__Exercise directions__: Below are records; copy every line in them that holds the word "ready".
# # # #
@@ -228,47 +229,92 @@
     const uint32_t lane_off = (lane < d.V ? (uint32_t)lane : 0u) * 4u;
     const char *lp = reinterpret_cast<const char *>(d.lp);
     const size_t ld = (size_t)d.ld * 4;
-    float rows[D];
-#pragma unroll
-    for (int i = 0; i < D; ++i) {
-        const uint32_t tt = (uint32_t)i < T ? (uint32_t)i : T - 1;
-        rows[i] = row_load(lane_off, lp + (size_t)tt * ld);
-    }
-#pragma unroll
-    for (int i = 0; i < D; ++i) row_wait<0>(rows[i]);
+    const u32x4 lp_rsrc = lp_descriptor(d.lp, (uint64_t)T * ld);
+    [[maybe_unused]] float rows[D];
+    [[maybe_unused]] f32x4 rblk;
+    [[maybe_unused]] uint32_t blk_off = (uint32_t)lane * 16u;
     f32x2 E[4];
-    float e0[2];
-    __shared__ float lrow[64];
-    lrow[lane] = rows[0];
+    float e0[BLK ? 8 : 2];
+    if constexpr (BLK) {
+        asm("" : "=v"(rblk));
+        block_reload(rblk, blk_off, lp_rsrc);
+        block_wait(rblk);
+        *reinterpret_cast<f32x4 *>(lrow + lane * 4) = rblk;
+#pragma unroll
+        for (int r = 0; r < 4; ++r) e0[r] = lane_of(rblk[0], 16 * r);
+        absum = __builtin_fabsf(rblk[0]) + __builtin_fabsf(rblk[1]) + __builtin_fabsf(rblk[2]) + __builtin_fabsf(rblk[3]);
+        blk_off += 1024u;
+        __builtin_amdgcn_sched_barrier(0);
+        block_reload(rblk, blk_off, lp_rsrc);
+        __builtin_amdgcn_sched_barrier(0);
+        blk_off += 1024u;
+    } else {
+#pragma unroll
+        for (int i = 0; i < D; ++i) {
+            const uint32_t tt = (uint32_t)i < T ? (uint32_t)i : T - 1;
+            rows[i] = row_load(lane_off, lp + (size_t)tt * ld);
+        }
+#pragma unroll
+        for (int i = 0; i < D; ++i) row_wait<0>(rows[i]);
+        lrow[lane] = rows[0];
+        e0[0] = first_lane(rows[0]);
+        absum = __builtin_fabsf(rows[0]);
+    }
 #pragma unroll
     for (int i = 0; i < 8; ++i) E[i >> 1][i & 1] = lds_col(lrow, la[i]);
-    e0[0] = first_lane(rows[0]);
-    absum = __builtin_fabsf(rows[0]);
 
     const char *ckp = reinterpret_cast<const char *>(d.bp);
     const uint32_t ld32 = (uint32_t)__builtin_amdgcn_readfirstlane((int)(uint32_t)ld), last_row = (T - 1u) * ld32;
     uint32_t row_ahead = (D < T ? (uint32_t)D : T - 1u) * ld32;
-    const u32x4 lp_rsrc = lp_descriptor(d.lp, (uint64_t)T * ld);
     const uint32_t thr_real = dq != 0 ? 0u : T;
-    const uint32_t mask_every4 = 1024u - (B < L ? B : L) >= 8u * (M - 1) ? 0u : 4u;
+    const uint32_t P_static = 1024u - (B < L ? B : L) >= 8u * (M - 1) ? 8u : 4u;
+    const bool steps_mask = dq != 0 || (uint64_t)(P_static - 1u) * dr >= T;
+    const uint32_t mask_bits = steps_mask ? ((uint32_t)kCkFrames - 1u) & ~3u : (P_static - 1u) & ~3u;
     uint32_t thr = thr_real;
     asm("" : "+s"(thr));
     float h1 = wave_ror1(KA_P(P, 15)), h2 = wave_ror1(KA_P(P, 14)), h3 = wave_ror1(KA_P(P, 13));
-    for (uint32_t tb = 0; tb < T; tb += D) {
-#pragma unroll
# # # #
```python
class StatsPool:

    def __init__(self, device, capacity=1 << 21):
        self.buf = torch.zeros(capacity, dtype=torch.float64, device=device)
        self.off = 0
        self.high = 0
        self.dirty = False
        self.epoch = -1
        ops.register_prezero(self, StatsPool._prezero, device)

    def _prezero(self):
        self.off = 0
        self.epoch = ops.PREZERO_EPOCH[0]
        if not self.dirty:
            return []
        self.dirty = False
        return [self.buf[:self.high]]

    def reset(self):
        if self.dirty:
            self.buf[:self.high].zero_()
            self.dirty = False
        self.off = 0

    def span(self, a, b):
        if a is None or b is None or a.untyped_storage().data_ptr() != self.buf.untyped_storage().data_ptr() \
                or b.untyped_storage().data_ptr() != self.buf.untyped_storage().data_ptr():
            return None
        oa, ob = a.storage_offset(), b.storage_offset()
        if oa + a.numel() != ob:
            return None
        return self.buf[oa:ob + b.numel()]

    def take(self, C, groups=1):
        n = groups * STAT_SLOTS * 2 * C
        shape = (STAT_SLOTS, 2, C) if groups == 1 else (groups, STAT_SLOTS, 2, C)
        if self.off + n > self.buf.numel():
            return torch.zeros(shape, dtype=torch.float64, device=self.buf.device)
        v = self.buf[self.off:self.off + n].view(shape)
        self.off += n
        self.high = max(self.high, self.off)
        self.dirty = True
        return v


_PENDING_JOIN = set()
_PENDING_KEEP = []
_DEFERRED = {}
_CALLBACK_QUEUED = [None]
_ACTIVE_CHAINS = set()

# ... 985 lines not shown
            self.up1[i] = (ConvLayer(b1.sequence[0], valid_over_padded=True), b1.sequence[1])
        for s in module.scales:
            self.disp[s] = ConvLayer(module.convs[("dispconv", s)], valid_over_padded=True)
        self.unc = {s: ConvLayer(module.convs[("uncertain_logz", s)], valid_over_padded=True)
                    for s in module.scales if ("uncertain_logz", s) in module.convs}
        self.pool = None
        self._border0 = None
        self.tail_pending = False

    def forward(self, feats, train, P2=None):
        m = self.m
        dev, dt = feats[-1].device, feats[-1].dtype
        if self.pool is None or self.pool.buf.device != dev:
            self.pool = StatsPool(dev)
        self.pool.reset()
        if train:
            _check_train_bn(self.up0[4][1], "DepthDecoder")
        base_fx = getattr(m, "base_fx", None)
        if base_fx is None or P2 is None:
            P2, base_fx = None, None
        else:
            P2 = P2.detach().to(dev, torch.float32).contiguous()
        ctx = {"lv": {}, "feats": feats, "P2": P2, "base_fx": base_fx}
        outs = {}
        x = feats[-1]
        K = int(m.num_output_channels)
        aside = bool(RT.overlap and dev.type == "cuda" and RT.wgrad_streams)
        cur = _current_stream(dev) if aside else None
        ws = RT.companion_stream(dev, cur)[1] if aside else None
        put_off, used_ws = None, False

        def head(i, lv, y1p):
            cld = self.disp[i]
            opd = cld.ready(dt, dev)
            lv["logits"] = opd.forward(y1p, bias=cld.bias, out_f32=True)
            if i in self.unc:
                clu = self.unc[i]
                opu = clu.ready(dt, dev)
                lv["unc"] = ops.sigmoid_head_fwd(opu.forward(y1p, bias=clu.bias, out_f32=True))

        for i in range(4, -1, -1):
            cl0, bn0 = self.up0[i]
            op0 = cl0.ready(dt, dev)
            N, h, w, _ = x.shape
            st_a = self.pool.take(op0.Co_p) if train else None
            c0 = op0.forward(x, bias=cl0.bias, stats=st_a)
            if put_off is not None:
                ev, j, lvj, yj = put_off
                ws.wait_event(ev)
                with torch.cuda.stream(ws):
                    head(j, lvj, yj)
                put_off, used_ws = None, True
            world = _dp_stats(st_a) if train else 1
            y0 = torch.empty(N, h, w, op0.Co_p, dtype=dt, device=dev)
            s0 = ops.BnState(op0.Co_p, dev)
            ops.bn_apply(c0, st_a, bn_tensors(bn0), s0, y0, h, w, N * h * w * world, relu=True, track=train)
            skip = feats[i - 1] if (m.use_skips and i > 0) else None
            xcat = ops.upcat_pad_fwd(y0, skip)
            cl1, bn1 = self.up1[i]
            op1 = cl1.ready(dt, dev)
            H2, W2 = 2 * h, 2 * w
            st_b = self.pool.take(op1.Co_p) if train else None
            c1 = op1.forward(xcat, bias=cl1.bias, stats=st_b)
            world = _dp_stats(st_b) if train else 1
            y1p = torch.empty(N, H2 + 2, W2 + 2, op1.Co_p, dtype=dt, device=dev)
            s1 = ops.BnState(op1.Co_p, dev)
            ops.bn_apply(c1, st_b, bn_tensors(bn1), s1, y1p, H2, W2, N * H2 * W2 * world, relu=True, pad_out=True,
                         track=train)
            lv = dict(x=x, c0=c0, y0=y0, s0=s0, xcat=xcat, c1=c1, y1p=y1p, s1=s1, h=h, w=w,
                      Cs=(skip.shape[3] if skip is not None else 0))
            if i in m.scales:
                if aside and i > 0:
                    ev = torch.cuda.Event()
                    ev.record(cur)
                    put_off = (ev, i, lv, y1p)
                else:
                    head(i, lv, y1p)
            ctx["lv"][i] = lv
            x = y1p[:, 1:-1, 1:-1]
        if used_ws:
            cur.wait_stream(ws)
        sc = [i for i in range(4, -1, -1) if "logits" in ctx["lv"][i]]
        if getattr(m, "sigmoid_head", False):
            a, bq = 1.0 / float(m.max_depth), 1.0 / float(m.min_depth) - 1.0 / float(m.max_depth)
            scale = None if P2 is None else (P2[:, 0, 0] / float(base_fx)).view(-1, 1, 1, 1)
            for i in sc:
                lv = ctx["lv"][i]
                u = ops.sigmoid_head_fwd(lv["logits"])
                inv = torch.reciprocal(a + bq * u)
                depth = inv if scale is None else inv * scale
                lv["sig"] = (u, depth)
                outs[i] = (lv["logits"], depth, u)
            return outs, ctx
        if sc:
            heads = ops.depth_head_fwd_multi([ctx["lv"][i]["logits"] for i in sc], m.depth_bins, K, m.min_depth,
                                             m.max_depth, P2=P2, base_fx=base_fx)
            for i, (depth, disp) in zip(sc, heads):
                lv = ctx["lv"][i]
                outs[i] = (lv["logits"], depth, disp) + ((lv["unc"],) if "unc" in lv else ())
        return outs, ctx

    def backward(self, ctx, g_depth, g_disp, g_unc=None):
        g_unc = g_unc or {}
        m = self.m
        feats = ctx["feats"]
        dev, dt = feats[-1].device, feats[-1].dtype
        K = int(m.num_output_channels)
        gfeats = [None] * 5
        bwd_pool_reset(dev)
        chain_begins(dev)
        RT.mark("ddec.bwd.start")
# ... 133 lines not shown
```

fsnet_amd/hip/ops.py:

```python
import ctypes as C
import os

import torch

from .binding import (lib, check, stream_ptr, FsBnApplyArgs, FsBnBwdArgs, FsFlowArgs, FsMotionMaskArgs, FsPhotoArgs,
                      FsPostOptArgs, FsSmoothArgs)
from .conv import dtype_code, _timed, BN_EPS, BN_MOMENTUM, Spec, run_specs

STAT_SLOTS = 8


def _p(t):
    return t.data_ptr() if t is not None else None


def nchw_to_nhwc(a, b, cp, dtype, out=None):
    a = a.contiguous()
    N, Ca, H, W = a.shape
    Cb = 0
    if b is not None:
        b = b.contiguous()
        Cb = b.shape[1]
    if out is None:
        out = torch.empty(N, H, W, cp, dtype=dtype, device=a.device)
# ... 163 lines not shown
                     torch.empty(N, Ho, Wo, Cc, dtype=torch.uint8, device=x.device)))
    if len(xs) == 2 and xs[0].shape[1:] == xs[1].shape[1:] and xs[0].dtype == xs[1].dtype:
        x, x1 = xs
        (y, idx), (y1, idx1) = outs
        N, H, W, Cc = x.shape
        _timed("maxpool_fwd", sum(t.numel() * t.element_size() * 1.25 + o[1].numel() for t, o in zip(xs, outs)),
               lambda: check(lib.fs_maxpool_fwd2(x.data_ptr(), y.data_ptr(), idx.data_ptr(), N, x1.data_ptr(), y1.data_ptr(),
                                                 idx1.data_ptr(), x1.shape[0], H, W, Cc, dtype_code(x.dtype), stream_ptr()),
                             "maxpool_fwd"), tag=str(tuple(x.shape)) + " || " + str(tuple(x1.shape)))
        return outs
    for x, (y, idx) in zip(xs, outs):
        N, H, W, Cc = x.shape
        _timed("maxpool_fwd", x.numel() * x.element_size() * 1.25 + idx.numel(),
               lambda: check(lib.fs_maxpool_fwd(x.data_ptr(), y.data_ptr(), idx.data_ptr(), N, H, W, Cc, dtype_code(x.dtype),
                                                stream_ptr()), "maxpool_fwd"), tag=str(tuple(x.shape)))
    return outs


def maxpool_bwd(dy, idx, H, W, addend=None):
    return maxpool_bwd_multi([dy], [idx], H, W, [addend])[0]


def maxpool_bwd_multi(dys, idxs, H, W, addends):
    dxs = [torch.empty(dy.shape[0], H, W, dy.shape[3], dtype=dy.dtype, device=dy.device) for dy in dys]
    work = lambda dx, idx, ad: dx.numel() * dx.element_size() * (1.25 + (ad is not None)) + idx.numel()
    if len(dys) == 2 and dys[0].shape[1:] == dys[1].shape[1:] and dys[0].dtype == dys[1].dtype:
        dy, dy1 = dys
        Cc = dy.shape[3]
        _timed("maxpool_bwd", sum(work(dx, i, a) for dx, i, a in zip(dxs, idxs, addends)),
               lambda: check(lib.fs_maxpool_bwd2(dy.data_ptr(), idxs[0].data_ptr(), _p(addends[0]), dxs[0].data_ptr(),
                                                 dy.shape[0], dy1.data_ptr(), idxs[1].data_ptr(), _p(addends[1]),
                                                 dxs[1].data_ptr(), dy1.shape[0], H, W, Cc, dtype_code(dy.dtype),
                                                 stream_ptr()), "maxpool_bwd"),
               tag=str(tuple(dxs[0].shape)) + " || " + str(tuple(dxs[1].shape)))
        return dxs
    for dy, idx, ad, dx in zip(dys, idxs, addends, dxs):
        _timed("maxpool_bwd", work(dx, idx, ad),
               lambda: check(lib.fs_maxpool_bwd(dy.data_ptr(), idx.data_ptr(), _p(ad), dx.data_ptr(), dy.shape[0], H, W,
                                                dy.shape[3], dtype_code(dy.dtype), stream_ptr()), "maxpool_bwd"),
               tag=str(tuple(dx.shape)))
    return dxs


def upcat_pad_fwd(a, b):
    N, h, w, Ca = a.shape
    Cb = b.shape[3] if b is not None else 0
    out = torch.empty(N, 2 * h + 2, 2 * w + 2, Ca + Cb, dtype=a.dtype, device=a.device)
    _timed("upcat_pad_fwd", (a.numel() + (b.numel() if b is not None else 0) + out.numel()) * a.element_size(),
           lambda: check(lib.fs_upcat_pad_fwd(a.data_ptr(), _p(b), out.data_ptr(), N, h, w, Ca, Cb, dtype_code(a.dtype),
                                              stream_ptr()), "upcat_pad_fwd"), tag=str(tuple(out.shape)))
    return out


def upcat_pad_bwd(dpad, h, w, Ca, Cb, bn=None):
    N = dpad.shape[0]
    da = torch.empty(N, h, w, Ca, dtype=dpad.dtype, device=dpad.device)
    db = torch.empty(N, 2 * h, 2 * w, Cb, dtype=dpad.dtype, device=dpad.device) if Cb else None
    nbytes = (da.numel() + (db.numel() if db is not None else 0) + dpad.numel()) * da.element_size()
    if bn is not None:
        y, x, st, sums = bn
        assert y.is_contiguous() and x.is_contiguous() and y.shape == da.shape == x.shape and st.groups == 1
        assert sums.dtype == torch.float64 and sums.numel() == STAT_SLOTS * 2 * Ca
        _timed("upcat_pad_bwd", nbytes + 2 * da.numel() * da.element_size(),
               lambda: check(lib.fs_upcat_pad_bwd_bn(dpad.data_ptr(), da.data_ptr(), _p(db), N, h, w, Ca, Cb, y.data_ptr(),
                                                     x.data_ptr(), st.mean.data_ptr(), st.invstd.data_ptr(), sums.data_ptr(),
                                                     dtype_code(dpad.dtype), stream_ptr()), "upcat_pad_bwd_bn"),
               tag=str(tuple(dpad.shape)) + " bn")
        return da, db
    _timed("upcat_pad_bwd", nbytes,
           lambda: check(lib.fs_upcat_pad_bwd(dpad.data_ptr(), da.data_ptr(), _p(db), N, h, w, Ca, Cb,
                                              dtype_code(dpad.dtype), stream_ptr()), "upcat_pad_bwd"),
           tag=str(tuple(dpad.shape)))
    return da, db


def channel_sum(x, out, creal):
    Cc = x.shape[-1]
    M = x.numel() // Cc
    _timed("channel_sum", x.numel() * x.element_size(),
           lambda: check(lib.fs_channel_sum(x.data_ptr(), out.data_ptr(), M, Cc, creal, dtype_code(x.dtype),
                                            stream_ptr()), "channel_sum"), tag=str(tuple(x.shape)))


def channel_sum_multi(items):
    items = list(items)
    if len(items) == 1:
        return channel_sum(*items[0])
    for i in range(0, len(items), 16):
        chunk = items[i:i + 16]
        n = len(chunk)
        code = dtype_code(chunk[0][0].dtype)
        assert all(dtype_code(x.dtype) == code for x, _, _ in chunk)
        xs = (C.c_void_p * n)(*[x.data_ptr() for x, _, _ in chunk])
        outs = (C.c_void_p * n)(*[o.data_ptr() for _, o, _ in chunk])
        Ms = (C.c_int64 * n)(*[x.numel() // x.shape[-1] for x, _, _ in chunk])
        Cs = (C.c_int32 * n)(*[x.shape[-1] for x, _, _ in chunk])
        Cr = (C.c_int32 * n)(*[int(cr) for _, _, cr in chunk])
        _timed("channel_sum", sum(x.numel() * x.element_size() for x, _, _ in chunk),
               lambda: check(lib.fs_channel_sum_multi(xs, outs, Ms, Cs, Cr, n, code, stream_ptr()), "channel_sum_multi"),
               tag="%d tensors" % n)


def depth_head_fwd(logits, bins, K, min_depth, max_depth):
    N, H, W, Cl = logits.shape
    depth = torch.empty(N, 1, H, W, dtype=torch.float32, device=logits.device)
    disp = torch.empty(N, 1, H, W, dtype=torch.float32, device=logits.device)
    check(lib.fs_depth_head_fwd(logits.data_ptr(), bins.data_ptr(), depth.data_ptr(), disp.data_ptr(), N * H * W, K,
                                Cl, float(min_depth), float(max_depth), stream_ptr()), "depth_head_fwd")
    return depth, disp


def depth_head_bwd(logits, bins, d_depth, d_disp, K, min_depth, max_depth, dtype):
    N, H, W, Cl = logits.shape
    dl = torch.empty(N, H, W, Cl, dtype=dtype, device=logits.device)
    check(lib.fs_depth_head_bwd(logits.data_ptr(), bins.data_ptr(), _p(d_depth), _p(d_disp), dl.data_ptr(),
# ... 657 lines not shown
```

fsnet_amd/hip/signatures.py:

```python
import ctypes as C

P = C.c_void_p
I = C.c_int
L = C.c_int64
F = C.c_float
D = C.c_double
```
# # # #
__Solution to this problem__:
            opd = cld.ready(dt, dev)
                opu = clu.ready(dt, dev)
            op0 = cl0.ready(dt, dev)
            op1 = cl1.ready(dt, dev)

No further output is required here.